RECORDED DATA:
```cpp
void pga_launch_score(const ChainDesc* d_chains, int n_chains, int64_t node_begin, int64_t total, const uint8_t* d_dig,
                      const ContigDesc* d_ct, const GroupArrays& ga, const pga_training* d_models,
                      const ModelScoreConst* d_msc, const ModelConst* d_mc, const ChainArrays& ca, ScoreParams sp,
                      const ChainDesc* d_all_chains, const int2* d_contig_chains, const int32_t* d_node_contig_base, int n_contigs,
                      int group_nodes, const unsigned* d_sd_lut, hipStream_t st, int reuse_raw_cscore, const double* d_gil, int il_stride,
                      const int32_t* d_rank, const void* d_cs_tasks, int n_cs_tasks, const void* d_cs_entries, const StopLaunch* stops) {
    if (total <= 0 || n_chains <= 0) return;
    const dim3 grid(nblocks(total, 256)), blk(256);
    if (group_nodes > 0 && !reuse_raw_cscore && n_cs_tasks > 0) {
        static std::atomic<bool> attr_set[64];
        static std::atomic<unsigned long long*> prof_of[64];
        int dev = 0;
        (void)hipGetDevice(&dev);
        dev &= 63;
        const size_t lds = sizeof(double) * 4096 * 4;
        int cs_wave = CS_WAVE;
        if (const char* e = getenv("PGA_CS_WAVE")) cs_wave = atoi(e) >= 64 ? atoi(e) : CS_WAVE;
        if (!attr_set[dev].load()) {
            hipFuncSetAttribute((const void*)k_coding_score_quads, hipFuncAttributeMaxDynamicSharedMemorySize, (int)lds);
            attr_set[dev].store(true);
        }
        const bool profiling = getenv("PGA_CS_PROFILE") != nullptr;
        unsigned long long* d_prof = prof_of[dev].load();
        if (profiling) {
            if (!d_prof) { (void)hipMalloc((void**)&d_prof, 16 * sizeof(unsigned long long)); prof_of[dev].store(d_prof); }
            (void)hipMemsetAsync(d_prof, 0, 16 * sizeof(unsigned long long), st);
        }
        hipLaunchKernelGGL(k_coding_score_quads, dim3((unsigned)n_cs_tasks), dim3(CS_TASK_THREADS), lds, st, (const CsTask*)d_cs_tasks,
                           (const CsEntry*)d_cs_entries, d_all_chains, d_contig_chains, d_node_contig_base, d_dig, d_ct, ga, d_models, d_msc, ca,
                           d_gil, il_stride, d_rank, cs_wave, profiling ? d_prof : nullptr, (getenv("PGA_CS_QCLASSES") && atoi(getenv("PGA_CS_QCLASSES")) == 4) ? 4 : 3);
        if (profiling) {
            unsigned long long h[16];
            (void)hipStreamSynchronize(st);
            (void)hipMemcpy(h, d_prof, sizeof h, hipMemcpyDeviceToHost);
            fprintf(stderr, "[pga cs-profile] %d tasks (%llu workgroups, %llu batches of 64): wave-cycles  stage %.3g  list %.3g  one-wave ORFs %.3g  "
                            "four-to-a-wave %.3g  64-to-a-wave %.3g (lookup %.3g  first loads %.3g  walk %.3g  penalties %.3g)  end barrier %.3g\n",
                    n_cs_tasks, h[7], h[8], (double)h[0], (double)h[1], (double)h[2], (double)h[3], (double)h[4], (double)h[9], (double)h[10], (double)h[11],
                    (double)h[12], (double)h[5]);
        }
        reuse_raw_cscore = 1;
    }
    if (group_nodes > 0 && !reuse_raw_cscore)
        hipLaunchKernelGGL(k_coding_score, dim3(nblocks(group_nodes, 256)), blk, 0, st, d_all_chains, d_contig_chains, d_node_contig_base,
                           n_contigs, 0, group_nodes, d_dig, d_ct, ga, d_models, d_msc, ca, d_gil, il_stride, d_rank);
    if (group_nodes > 0) {
        if (const char* e = getenv("PGA_SS_MODELS_PER_PASS")) { const int v = atoi(e); if (v >= 1 && v <= 512) sp.models_per_pass = v; }
        static std::atomic<unsigned long long*> ss_prof_of[64];
        const bool ss_profiling = getenv("PGA_SS_PROFILE") != nullptr;
        if (ss_profiling) {
            int dev = 0; (void)hipGetDevice(&dev); dev &= 63;
            unsigned long long* d_prof = ss_prof_of[dev].load();
            if (!d_prof) { (void)hipMalloc((void**)&d_prof, 16 * sizeof(unsigned long long)); ss_prof_of[dev].store(d_prof); }
            (void)hipMemsetAsync(d_prof, 0, 16 * sizeof(unsigned long long), st);
            sp.prof = d_prof;
        }
        const bool listed = stops != nullptr && stops->starts_only && ga.start_list != nullptr;
        const int n_items = listed ? stops->n_starts : group_nodes;
        const bool mm = listed && n_items > 0 && stops->mm_tiles > 0 && stops->mm_rec != nullptr && !(getenv("PGA_SS_MM") && atoi(getenv("PGA_SS_MM")) == 0);
        if (mm) {
            const int nm = sp.n_models;
            unsigned long long* const d_cnt = (unsigned long long*)stops->mm_scratch;
            int32_t* const d_base = (int32_t*)(d_cnt + (size_t)SS_CNT_STRIDE * nm);
            int2* const d_slot = (int2*)(d_base + (((size_t)3 * nm + 1) & ~(size_t)1));
            (void)hipMemsetAsync(d_cnt, 0, sizeof(unsigned long long) * SS_CNT_STRIDE * (size_t)nm, st);
            hipLaunchKernelGGL(k_start_prologue, dim3(nblocks(n_items, 256)), blk, 0, st, d_contig_chains, d_node_contig_base, n_contigs, d_dig, d_ct, ga, sp,
                               (const int32_t*)ga.start_list, n_items, (SsStartRec*)stops->mm_rec);
            hipLaunchKernelGGL(k_mm_count, dim3(nblocks(n_chains, 256)), blk, 0, st, d_chains, n_chains, d_node_contig_base, stops->sbase, nm, d_cnt, d_slot);
            const int tile = pga_mm_tile_items();
            hipLaunchKernelGGL(k_mm_scan, dim3(1), blk, 0, st, (const unsigned long long*)d_cnt, nm, tile, d_base);
            hipLaunchKernelGGL(k_mm_place, dim3(nblocks(n_chains, 256)), blk, 0, st, d_chains, n_chains, d_node_contig_base, stops->sbase, d_ct,
                               (const unsigned long long*)d_cnt, (const int2*)d_slot, (const int32_t*)d_base, nm, tile, d_models, (SsMmChain*)stops->mm_chain, (SsMmTile*)stops->mm_tile);
            const SsMmTile* const d_tl = (const SsMmTile*)stops->mm_tile; const SsMmChain* const d_mc = (const SsMmChain*)stops->mm_chain;
            const SsStartRec* const d_rec = (const SsStartRec*)stops->mm_rec;
            const dim3 grid_mm((unsigned)stops->mm_tiles);
            if (tile == 1024) hipLaunchKernelGGL(k_score_starts_mm<1024>, grid_mm, dim3(1024), 0, st, d_tl, d_mc, d_rec, d_models, ca, sp, d_sd_lut);
            else if (tile == 512) hipLaunchKernelGGL(k_score_starts_mm<512>, grid_mm, dim3(512), 0, st, d_tl, d_mc, d_rec, d_models, ca, sp, d_sd_lut);
            else hipLaunchKernelGGL(k_score_starts_mm<256>, grid_mm, blk, 0, st, d_tl, d_mc, d_rec, d_models, ca, sp, d_sd_lut);
            if (stops->n_stops > 0)
                hipLaunchKernelGGL(k_clear_stops, dim3(nblocks(stops->n_stops, 256)), blk, 0, st, d_all_chains, d_contig_chains, d_node_contig_base, ga, ca, sp,
                                   stops->n_stops);
        } else if (n_items > 0)
            hipLaunchKernelGGL(k_score_starts<4>, dim3(nblocks(n_items, 256)), blk, 0, st, d_all_chains, d_contig_chains, d_node_contig_base, n_contigs,
                               group_nodes, d_dig, d_ct, ga, d_models, ca, sp, d_sd_lut, listed ? (const int32_t*)ga.start_list : (const int32_t*)nullptr, n_items);
        if (ss_profiling && mm) {
            unsigned long long h[16];
            (void)hipStreamSynchronize(st);
            (void)hipMemcpy(h, sp.prof, sizeof h, hipMemcpyDeviceToHost);
            fprintf(stderr, "[pga ss-profile] model-major, %d starts, %d tiles: wave-cycles  stage %.3g  chain + record %.3g  upstream + RBS / motif search %.3g  "
                            "scores %.3g  stores %.3g\n", n_items, stops->mm_tiles, (double)h[0], (double)h[1], (double)h[2], (double)h[3], (double)h[4]);
        } else if (ss_profiling) {
            unsigned long long h[16];
            (void)hipStreamSynchronize(st);
            (void)hipMemcpy(h, sp.prof, sizeof h, hipMemcpyDeviceToHost);
            fprintf(stderr, "[pga ss-profile] %d nodes: wave-cycles  locate %.3g  node + upstream window %.3g  barrier + edge scan %.3g | per model: next model %.3g  "
                            "chain %.3g  upstream + RBS / motif search %.3g  scores %.3g  finish + stores (slot 8) %.3g  stage %.3g  barrier %.3g (slot 7 unused %.3g)\n",
                    group_nodes, (double)h[0], (double)h[1], (double)h[2], (double)h[3], (double)h[4], (double)h[5], (double)h[6], (double)h[8],
                    (double)h[9], (double)h[10], (double)h[7]);
        }
    }
    if (stops != nullptr) {
        if (stops->fill_star_ptr) (void)hipMemsetAsync(ca.star_ptr + 3 * node_begin, 0xff, sizeof(int32_t) * 3 * (size_t)total, st);
        if (stops->n_pairs > 0 && stops->n_stops > 0)
            hipLaunchKernelGGL(k_ovl_topo, dim3(nblocks(stops->n_stops, 256)), blk, 0, st, ga, d_node_contig_base, stops->sbase, n_contigs, stops->n_stops,
                               sp.max_overlap);
        if (stops->n_pairs > 0)
            hipLaunchKernelGGL(k_ovl_stops, dim3(nblocks(stops->n_pairs, 256)), blk, 0, st, d_chains, n_chains, stops->soff_begin, stops->n_pairs, ga,
                               d_node_contig_base, stops->sbase, d_mc, ca, sp.max_overlap, stops->topo_q2, (DpwExt*)stops->ext,
                               stops->ext != nullptr ? (const double*)sp.cs_out : nullptr, getenv("PGA_OVL_SEARCH") ? nullptr : stops->blk_chain);
    } else hipLaunchKernelGGL(k_overlapping_starts, grid, blk, 0, st, d_chains, n_chains, node_begin, total, ga, d_mc, ca, sp.max_overlap);
}
```

Baseline: 21250 Mbp/s.

## Stage overlap-topology node spans in LDS and coalesce extras record stores

k_ovl_topo now cooperatively copies the block's contiguous node span (ndx, stop value, type, edge, strand) into shared memory and runs the neighbour scan from LDS when the window fits, falling back to global memory otherwise. k_ovl_stops transposes each thread's 64-byte DpwExt record through padded shared memory so the block writes ext with coalesced 16-byte stores. This targets scattered global reads and strided wide stores. The cost is extra LDS use, which may lower occupancy, plus a block barrier; out-of-range threads now stay alive so they can reach that barrier.

```diff
diff --git a/pyrodigal_amd/csrc/pipeline.hip b/pyrodigal_amd/csrc/pipeline.hip
--- a/pyrodigal_amd/csrc/pipeline.hip
+++ b/pyrodigal_amd/csrc/pipeline.hip
@@ -2360,8 +2360,42 @@
     const double* __restrict__ css = nullptr;
 };
 constexpr int OV_SPEC = 16;
-__device__ __forceinline__ unsigned overlap_neighbours(const int32_t* __restrict__ ndx, const int32_t* __restrict__ stv, const uint8_t* __restrict__ typ,
-                                                       const int8_t* __restrict__ str, const int n, const int i, const int maxov) {
+
+constexpr int OVL_WINDOW = OV_SPEC - 4;
+constexpr int OVL_MARGIN = OV_SPEC;
+constexpr int OVL_ITER = 6;
+constexpr int OVL_CAP_TOPO = 1536;
+static_assert(OVL_CAP_TOPO <= 256 * OVL_ITER, "a span is copied in OVL_ITER rounds of 256 elements");
+template <class T> using lds_ptr = const __attribute__((address_space(3))) T*;
+template <class T>
+struct Staged {
+    lds_ptr<T> lds; int lo;
+    __device__ __forceinline__ T operator[](const int j) const { return lds[j - lo]; }
+};
+template <class Load, class Store>
+__device__ __forceinline__ void stage_span(const int n, const Load load, const Store store) {
+    decltype(load(0, 0)) r[OVL_ITER];
+#pragma unroll
+    for (int q = 0; q < OVL_ITER; q++) if (256 * q < n) r[q] = load((int)threadIdx.x + 256 * q, 256 * q);
+#pragma unroll
+    for (int q = 0; q < OVL_ITER; q++) if (256 * q < n) store((int)threadIdx.x + 256 * q, r[q]);
+}
+__device__ __forceinline__ bool window_staged(const int i, const int n, const int lo, const int len) {
+    return max(i - OVL_WINDOW, 0) >= lo && min(i + OVL_WINDOW, n - 1) < lo + len;
+}
+__device__ __forceinline__ void span_of(const int64_t first, const int64_t last, const int64_t lo_bound, const int64_t hi_bound, const int cap,
+                                        int64_t& begin, int& n) {
+    begin = max(first - OVL_MARGIN, lo_bound);
+    n = (int)min(min(last + OVL_MARGIN + 1, hi_bound) - begin, (int64_t)cap);
+    if (n < 0) n = 0;
+}
+static int ovl_cap(const int kernel_cap) {
+    const char* e = getenv("PGA_OVL_CAP");
+    return (e ? std::max(0, std::min(kernel_cap, atoi(e))) : kernel_cap) & ~3;
+}
+
+template <class Ndx, class Stv, class Typ, class Str>
+__device__ __forceinline__ unsigned overlap_neighbours(const Ndx ndx, const Stv stv, const Typ typ, const Str str, const int n, const int i, const int maxov) {
     const int my = ndx[i];
     const bool fwd = str[i] == 1;
     bool ended = false;
@@ -2436,17 +2470,36 @@
 }
 
 __global__ void __launch_bounds__(256)
-k_ovl_topo(GroupArrays ga, const int32_t* __restrict__ cbase, const int32_t* __restrict__ sbase, int n_contigs, int n_stops, int maxov) {
+k_ovl_topo(GroupArrays ga, const int32_t* __restrict__ cbase, const int32_t* __restrict__ sbase, int n_contigs, int n_stops, int maxov,
+           const int cap ) {
     __shared__ int s_c0;
+    __shared__ int32_t s_ndx[OVL_CAP_TOPO], s_stv[OVL_CAP_TOPO];
+    __shared__ uint8_t s_typ[OVL_CAP_TOPO], s_e0[OVL_CAP_TOPO];
+    __shared__ int8_t s_str[OVL_CAP_TOPO];
     const int blk0 = blockIdx.x * blockDim.x, s = blk0 + threadIdx.x;
     int c = block_search_le([&](const int k) { return sbase[k]; }, n_contigs, blk0, &s_c0);
+    int64_t t0; int nt;
+    span_of(ga.stop_list[blk0], ga.stop_list[min(blk0 + 255, n_stops - 1)], 0, cbase[n_contigs], cap, t0, nt);
+    struct Node { int32_t ndx, stv; uint8_t typ, e0; int8_t str; };
+    stage_span(nt, [&](const int k, int) { const int64_t t = t0 + (k < nt ? k : 0);
+                                           return Node{ga.ndx[t], ga.stop_val[t], ga.type[t], ga.edge0[t], ga.strand[t]}; },
+               [&](const int k, const Node& v) { if (k < nt) { s_ndx[k] = v.ndx; s_stv[k] = v.stv; s_typ[k] = v.typ; s_e0[k] = v.e0; s_str[k] = v.str; } });
+    __syncthreads();
     if (s >= n_stops) return;
     while (c + 1 < n_contigs && sbase[c + 1] <= s) c++;
     const int b0 = cbase[c], n = cbase[c + 1] - b0;
     const int i = ga.stop_list[s] - b0;
     if (ga.srank != nullptr) ga.srank[b0 + i] = s - sbase[c];
-    ga.ovl_topo[s] = ga.edge0[b0 + i] == 1 ? 0x80000000u
-                                           : overlap_neighbours(ga.ndx + b0, ga.stop_val + b0, ga.type + b0, ga.strand + b0, n, i, maxov);
+    const int lo = (int)t0 - b0;
+    unsigned r;
+    if (window_staged(i, n, lo, nt)) {
+        const Staged<int32_t> ndx{(lds_ptr<int32_t>)s_ndx, lo}, stv{(lds_ptr<int32_t>)s_stv, lo};
+        const Staged<uint8_t> typ{(lds_ptr<uint8_t>)s_typ, lo}, e0{(lds_ptr<uint8_t>)s_e0, lo};
+        const Staged<int8_t> str{(lds_ptr<int8_t>)s_str, lo};
+        r = e0[i] == 1 ? 0x80000000u : overlap_neighbours(ndx, stv, typ, str, n, i, maxov);
+    } else
+        r = ga.edge0[b0 + i] == 1 ? 0x80000000u : overlap_neighbours(ga.ndx + b0, ga.stop_val + b0, ga.type + b0, ga.strand + b0, n, i, maxov);
+    ga.ovl_topo[s] = r;
 }
 
 __global__ void __launch_bounds__(256)
@@ -2539,18 +2592,22 @@
     }
 }
 
+constexpr int OVL_EXT_PITCH = 257, OVL_EXT_SLOTS = 4 * OVL_EXT_PITCH;
+static_assert(sizeof(DpwExt) == 64, "an extras record is four 16-byte pieces");
 __global__ void __launch_bounds__(256)
 k_ovl_stops(const ChainDesc* __restrict__ chains, int n_chains, int64_t soff_begin, int64_t n_pairs, GroupArrays ga,
             const int32_t* __restrict__ cbase, const int32_t* __restrict__ sbase, const ModelConst* __restrict__ mcs, ChainArrays ca, int maxov,
             const int32_t* __restrict__ topo_q2, DpwExt* __restrict__ ext, const double* __restrict__ css ,
             const int32_t* __restrict__ blk_chain ) {
     __shared__ int s_c0;
+    __shared__ uint4 s_ext[OVL_EXT_SLOTS];
+    const int tid = threadIdx.x;
     const int64_t blk0 = soff_begin + (int64_t)blockIdx.x * blockDim.x;
-    const int64_t p = blk0 + threadIdx.x;
+    const bool valid = blk0 + tid < soff_begin + n_pairs;
+    const int64_t p = valid ? blk0 + tid : soff_begin + n_pairs - 1;
     int c;
     if (blk_chain != nullptr) c = blk_chain[blockIdx.x];
     else c = block_search_le([&](const int k) { return chains[k].soff; }, n_chains, blk0, &s_c0);
-    if (p >= soff_begin + n_pairs) return;
     {
         const int64_t s1 = chains[min(c + 1, n_chains - 1)].soff, s2 = chains[min(c + 2, n_chains - 1)].soff, s3 = chains[min(c + 3, n_chains - 1)].soff;
         const int c_in = c;
@@ -2572,7 +2629,7 @@
     const OvlChain C{ga.ndx + tb, ga.stop_val + tb, ga.type + tb, ga.strand + tb, ca.cscore + ch.off, ca.sscore + ch.off, ca.rscore + ch.off,
                      ca.uscore + ch.off, ch.n, css != nullptr ? css + ch.off : nullptr};
     overlapping_starts_ahead(C, i, my, !rev, mc, maxov, sp, K, edge0 != 1 ? neighbours : 0x80000000u, ext != nullptr ? topo_q2 + tb : nullptr);
-    ca.star_ptr[3 * g] = sp[0]; ca.star_ptr[3 * g + 1] = sp[1]; ca.star_ptr[3 * g + 2] = sp[2];
+    if (valid) { ca.star_ptr[3 * g] = sp[0]; ca.star_ptr[3 * g + 1] = sp[1]; ca.star_ptr[3 * g + 2] = sp[2]; }
     if (ext != nullptr) {
         DpwExt e;
         e.vm = 0;
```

PROMPT: Among the records, find all lines that include the string "stderr" and return them.

ANSWER SECTION:
            fprintf(stderr, "[pga cs-profile] %d tasks (%llu workgroups, %llu batches of 64): wave-cycles  stage %.3g  list %.3g  one-wave ORFs %.3g  "
            fprintf(stderr, "[pga ss-profile] model-major, %d starts, %d tiles: wave-cycles  stage %.3g  chain + record %.3g  upstream + RBS / motif search %.3g  "
            fprintf(stderr, "[pga ss-profile] %d nodes: wave-cycles  locate %.3g  node + upstream window %.3g  barrier + edge scan %.3g | per model: next model %.3g  "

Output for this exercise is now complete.